> **TASK GOAL**
The required answer is a copy of each line in the entries below that includes "kHubBM".

> **GIVEN DATA**
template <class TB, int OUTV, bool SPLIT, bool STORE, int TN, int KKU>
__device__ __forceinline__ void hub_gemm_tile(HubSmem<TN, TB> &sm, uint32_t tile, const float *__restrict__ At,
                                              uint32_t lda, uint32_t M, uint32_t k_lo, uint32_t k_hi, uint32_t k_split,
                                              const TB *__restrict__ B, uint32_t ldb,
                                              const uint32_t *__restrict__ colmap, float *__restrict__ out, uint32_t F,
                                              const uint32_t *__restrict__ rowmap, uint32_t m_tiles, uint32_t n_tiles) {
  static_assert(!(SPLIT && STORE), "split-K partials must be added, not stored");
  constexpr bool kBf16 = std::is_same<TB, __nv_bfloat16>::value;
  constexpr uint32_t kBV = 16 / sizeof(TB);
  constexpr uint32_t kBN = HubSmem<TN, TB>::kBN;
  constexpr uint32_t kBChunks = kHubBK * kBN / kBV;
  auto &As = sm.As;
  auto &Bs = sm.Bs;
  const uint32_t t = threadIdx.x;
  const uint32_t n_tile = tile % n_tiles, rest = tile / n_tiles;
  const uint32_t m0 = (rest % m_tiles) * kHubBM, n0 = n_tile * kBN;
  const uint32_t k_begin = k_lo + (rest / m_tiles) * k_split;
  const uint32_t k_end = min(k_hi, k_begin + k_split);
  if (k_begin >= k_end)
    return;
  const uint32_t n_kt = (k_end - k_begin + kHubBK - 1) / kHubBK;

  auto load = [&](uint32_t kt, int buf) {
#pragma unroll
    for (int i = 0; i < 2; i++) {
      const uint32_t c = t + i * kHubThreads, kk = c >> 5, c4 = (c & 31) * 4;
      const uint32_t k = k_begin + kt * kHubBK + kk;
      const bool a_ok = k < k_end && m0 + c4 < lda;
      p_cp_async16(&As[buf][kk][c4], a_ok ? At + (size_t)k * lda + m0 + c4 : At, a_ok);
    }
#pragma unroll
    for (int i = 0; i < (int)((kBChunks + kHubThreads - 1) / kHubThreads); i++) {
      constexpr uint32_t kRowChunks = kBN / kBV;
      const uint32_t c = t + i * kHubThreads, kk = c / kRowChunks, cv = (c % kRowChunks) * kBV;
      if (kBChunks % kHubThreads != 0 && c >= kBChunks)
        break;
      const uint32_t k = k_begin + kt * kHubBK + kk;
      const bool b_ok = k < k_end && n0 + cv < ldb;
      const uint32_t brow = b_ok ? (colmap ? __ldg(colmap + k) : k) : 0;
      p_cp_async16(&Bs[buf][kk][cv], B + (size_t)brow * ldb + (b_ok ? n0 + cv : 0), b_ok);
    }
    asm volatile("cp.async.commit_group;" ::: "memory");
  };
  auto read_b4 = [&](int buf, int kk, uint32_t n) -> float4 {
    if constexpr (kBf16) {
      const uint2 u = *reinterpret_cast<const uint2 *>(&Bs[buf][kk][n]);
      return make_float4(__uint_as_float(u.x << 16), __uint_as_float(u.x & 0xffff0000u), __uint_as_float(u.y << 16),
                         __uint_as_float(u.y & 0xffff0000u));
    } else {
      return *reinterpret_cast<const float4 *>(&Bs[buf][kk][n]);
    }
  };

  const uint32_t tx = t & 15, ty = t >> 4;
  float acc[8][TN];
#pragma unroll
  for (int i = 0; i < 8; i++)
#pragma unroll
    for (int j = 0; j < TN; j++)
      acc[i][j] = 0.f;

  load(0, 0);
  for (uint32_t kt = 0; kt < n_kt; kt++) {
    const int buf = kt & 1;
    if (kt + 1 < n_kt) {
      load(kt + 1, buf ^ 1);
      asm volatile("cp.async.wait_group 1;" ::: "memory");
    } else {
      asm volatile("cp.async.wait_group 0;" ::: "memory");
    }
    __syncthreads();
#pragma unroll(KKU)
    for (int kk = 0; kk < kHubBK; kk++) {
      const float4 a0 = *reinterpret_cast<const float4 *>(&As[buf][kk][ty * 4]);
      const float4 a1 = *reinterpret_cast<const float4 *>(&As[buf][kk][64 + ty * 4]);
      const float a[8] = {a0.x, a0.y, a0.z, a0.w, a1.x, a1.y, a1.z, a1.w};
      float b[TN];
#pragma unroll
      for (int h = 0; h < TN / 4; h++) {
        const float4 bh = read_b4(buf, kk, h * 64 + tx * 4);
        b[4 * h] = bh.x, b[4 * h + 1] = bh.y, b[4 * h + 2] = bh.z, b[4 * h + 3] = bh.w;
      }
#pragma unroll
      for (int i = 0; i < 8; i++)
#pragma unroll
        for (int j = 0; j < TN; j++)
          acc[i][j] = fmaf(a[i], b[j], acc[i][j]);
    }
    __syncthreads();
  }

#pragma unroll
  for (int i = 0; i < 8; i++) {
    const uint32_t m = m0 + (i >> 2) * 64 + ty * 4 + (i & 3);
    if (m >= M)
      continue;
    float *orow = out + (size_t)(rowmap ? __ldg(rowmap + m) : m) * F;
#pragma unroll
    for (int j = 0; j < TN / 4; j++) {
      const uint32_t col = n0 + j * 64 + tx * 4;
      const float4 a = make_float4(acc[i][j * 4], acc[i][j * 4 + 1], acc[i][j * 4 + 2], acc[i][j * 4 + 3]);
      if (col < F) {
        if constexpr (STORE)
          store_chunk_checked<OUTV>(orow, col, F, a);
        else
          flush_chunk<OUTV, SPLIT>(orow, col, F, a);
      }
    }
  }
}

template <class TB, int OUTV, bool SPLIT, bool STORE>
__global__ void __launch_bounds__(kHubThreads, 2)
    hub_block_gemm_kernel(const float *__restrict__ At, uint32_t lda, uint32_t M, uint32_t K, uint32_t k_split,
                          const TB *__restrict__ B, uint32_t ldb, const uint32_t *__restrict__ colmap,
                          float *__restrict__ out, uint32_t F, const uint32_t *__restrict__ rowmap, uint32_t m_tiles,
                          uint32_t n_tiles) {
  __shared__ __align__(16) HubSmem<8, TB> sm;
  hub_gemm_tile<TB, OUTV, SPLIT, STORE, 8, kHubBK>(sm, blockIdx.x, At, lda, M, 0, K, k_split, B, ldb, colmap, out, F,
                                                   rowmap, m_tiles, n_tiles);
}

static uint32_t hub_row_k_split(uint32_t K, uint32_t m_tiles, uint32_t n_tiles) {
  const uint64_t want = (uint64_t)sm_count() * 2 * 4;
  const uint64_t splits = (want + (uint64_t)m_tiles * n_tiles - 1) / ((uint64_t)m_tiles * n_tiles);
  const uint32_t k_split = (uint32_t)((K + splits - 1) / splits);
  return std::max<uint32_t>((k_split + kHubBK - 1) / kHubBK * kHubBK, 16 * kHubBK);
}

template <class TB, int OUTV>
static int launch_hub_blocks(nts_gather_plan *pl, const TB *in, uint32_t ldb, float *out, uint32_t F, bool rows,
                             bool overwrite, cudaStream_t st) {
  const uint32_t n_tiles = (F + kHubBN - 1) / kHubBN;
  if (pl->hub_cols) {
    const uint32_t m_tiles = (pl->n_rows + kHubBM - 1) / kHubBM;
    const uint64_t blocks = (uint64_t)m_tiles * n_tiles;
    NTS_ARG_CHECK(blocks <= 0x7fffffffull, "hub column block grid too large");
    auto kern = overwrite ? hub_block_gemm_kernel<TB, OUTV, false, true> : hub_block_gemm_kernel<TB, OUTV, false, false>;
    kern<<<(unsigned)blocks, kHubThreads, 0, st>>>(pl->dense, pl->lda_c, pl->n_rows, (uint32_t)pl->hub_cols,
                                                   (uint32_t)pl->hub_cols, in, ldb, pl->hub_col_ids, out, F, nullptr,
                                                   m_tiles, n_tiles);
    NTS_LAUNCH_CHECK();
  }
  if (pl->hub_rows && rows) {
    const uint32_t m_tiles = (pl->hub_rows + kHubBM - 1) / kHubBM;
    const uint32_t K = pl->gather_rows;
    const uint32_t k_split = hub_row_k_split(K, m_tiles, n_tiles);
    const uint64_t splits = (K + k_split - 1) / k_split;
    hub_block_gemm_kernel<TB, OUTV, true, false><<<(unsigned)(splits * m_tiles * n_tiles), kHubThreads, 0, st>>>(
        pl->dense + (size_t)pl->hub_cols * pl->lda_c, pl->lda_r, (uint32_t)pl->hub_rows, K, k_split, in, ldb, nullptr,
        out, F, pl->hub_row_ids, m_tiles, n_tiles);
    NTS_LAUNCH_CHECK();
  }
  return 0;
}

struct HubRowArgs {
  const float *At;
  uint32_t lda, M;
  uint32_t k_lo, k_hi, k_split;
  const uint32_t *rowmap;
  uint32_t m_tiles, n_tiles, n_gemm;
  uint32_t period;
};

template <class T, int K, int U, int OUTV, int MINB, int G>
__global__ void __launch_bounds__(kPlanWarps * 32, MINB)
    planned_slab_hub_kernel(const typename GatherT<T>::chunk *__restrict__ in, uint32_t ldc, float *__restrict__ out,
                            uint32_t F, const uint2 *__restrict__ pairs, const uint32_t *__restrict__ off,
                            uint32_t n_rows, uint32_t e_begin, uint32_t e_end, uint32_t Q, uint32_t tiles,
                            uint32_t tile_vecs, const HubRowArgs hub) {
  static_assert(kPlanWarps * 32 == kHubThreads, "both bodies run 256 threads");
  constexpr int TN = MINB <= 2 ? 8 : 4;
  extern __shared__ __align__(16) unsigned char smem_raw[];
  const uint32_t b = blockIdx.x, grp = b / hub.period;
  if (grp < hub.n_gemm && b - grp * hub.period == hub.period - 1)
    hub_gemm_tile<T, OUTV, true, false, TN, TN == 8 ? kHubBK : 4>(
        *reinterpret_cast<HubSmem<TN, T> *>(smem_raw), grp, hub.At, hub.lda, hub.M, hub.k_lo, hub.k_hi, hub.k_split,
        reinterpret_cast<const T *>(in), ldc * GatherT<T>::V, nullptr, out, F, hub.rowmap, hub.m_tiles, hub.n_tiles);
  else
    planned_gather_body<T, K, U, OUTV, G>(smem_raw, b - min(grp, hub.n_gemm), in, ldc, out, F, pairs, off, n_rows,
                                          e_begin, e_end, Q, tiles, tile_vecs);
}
...
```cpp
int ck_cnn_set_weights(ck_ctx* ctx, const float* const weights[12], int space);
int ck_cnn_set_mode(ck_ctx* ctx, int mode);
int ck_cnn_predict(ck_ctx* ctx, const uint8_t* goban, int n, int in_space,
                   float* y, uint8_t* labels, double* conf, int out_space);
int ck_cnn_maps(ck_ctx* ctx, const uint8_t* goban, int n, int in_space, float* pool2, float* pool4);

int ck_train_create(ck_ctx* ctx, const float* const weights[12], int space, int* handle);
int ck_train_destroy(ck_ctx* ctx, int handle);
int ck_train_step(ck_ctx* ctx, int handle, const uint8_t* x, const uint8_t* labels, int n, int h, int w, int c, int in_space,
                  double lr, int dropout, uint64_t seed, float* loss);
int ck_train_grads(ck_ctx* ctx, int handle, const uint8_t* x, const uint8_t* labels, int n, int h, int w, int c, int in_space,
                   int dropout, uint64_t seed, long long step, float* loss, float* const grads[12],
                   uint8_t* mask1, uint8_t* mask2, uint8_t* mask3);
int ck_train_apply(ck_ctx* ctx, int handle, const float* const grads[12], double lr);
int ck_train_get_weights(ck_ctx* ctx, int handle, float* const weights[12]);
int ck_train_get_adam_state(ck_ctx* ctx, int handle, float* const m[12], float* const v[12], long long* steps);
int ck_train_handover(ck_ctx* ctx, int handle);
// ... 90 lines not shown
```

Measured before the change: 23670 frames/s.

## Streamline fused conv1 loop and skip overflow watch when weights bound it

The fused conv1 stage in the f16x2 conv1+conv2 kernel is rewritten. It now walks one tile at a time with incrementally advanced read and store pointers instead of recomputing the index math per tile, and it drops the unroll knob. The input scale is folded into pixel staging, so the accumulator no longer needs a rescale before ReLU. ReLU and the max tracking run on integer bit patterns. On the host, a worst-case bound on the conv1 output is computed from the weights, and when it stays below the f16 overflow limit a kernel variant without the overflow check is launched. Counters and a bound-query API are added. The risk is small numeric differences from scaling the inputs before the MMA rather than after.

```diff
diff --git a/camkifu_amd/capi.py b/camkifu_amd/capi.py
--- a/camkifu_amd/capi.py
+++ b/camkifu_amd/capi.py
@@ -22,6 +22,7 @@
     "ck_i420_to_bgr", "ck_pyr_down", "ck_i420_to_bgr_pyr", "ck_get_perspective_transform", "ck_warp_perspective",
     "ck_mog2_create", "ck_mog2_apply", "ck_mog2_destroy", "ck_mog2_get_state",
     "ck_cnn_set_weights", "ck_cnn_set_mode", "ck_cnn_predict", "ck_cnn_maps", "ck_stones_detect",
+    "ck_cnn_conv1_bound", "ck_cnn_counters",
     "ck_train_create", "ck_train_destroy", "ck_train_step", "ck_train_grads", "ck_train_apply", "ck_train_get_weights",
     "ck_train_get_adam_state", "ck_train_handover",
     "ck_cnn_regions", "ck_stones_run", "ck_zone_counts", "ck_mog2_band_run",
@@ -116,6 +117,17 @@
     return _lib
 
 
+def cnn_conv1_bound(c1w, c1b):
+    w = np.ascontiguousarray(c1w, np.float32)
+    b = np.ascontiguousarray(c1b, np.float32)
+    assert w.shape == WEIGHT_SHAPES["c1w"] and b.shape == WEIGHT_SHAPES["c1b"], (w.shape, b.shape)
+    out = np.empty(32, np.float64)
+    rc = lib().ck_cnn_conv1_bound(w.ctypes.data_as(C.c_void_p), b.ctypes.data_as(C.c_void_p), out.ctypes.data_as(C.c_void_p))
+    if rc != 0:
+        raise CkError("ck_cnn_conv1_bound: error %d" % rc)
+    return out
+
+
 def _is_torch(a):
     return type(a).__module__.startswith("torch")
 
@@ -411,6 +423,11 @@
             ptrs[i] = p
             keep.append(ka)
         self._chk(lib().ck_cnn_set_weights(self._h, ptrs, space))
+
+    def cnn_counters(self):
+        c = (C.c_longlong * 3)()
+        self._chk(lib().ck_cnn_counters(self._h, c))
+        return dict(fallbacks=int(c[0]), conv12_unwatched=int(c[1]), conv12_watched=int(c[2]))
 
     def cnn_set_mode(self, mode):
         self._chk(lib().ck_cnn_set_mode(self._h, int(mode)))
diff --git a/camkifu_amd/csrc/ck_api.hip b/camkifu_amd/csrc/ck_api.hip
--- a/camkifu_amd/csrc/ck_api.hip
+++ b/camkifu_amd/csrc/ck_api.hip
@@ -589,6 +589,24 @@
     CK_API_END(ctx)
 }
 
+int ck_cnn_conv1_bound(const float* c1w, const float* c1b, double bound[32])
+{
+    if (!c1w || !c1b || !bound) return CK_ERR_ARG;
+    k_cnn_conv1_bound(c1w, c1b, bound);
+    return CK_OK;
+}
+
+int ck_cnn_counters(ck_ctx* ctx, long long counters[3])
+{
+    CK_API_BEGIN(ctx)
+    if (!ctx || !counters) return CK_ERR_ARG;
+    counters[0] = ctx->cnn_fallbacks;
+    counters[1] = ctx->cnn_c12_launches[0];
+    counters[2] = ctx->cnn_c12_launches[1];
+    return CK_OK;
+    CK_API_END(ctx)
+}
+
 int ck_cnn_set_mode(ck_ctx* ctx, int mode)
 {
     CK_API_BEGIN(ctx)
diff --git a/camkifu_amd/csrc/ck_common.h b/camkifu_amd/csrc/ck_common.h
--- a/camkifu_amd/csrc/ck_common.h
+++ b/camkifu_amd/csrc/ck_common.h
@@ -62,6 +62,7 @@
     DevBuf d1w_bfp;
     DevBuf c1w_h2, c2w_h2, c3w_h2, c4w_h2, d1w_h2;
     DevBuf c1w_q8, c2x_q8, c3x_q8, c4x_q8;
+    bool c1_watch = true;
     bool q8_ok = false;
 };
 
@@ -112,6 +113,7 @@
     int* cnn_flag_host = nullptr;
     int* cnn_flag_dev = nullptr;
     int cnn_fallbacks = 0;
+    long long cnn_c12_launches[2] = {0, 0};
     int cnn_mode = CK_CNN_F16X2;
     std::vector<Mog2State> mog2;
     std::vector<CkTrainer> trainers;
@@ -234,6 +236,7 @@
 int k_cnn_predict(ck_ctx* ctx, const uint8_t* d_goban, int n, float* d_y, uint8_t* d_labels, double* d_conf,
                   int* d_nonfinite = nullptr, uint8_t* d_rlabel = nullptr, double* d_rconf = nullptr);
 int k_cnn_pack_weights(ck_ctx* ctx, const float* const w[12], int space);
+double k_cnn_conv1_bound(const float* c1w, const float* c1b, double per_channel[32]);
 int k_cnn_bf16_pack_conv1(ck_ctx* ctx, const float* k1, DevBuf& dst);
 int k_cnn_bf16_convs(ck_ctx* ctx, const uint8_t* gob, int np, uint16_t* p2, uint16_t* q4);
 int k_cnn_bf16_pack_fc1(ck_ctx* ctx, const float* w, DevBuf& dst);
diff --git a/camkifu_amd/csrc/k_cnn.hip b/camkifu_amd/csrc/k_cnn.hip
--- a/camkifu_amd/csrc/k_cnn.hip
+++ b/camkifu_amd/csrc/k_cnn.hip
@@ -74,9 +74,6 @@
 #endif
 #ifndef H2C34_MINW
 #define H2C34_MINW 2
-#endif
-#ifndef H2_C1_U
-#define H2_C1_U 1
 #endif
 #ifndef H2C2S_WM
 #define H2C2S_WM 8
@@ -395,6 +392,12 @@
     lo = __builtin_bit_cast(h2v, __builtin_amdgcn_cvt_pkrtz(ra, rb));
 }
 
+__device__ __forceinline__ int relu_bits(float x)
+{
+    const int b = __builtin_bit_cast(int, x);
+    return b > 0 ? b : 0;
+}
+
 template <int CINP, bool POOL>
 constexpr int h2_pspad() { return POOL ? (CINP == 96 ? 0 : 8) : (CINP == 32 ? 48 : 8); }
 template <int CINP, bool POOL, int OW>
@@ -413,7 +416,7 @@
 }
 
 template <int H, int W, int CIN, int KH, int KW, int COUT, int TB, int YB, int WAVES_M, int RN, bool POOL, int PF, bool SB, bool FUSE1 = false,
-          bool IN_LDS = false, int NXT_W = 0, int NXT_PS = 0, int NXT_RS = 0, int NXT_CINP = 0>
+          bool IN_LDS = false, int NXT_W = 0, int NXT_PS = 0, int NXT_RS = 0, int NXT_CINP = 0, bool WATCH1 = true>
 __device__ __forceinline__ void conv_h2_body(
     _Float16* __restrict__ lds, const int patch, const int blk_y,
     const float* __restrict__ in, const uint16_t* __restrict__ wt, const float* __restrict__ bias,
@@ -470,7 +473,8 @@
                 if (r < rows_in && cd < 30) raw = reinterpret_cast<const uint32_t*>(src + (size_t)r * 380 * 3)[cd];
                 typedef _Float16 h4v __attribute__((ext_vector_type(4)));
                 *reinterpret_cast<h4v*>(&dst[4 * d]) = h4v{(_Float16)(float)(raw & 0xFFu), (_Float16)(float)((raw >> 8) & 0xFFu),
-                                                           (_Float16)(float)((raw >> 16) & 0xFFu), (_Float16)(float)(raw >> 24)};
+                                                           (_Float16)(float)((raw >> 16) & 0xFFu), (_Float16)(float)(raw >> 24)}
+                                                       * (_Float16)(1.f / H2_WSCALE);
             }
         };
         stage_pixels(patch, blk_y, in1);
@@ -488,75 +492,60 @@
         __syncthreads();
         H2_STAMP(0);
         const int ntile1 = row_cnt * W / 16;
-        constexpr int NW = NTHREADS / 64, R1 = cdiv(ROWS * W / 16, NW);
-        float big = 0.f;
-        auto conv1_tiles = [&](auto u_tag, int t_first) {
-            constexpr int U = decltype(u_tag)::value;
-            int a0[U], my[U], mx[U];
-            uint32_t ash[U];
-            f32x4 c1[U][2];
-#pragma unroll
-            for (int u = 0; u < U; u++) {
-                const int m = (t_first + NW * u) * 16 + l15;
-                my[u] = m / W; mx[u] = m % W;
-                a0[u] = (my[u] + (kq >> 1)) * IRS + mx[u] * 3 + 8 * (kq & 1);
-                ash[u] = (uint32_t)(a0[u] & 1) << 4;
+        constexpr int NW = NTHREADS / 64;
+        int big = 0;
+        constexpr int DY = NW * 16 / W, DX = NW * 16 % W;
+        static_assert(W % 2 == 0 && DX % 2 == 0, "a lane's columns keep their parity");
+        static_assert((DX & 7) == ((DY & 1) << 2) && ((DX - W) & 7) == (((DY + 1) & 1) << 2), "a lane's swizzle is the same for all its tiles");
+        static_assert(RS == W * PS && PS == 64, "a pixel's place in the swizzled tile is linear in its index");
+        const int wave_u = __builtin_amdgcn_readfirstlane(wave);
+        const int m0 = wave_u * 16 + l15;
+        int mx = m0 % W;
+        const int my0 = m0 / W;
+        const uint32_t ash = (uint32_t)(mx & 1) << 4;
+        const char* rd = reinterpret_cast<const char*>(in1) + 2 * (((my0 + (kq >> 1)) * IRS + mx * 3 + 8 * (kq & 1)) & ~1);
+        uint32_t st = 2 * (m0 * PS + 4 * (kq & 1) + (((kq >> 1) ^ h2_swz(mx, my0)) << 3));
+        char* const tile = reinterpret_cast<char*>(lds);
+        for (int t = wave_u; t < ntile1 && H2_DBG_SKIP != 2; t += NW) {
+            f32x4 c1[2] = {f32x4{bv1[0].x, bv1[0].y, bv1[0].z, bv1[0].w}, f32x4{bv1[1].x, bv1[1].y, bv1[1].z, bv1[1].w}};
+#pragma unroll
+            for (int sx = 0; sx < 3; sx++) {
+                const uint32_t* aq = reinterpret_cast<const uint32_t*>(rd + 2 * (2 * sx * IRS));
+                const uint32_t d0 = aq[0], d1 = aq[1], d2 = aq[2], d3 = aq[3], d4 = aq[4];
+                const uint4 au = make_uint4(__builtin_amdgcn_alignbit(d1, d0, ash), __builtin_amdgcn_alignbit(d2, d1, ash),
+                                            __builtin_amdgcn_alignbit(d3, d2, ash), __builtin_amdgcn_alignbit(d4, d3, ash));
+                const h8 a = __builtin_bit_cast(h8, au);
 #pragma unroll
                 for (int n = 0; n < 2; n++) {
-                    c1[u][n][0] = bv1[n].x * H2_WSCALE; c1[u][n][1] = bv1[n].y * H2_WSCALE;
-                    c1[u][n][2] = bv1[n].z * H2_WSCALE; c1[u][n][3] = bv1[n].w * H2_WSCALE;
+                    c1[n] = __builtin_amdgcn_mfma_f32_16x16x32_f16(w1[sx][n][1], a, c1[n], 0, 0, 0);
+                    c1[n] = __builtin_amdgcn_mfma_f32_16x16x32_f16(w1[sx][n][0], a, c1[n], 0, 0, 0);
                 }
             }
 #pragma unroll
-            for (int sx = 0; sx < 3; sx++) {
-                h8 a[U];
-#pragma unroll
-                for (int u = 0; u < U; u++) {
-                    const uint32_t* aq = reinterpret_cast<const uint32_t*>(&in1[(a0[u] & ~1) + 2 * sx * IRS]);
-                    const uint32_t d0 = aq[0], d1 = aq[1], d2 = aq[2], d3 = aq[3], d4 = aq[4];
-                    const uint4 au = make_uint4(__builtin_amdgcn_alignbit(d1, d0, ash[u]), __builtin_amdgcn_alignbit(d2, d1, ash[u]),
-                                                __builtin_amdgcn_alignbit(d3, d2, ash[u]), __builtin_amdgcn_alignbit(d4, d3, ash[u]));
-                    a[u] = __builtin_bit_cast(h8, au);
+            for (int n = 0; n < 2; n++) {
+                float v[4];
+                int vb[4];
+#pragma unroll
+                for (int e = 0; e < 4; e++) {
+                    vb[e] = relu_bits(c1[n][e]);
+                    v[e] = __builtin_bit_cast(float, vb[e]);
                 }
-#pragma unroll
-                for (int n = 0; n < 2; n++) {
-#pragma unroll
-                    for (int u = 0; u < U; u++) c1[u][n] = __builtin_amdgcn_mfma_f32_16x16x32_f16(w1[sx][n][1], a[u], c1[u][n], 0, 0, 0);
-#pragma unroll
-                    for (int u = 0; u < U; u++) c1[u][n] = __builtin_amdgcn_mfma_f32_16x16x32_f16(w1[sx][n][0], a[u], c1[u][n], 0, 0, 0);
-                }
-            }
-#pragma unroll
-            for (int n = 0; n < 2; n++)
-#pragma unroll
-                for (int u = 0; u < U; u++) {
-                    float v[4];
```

> **ANSWER SECTION**
  const uint32_t m0 = (rest % m_tiles) * kHubBM, n0 = n_tile * kBN;
    const uint32_t m_tiles = (pl->n_rows + kHubBM - 1) / kHubBM;
    const uint32_t m_tiles = (pl->hub_rows + kHubBM - 1) / kHubBM;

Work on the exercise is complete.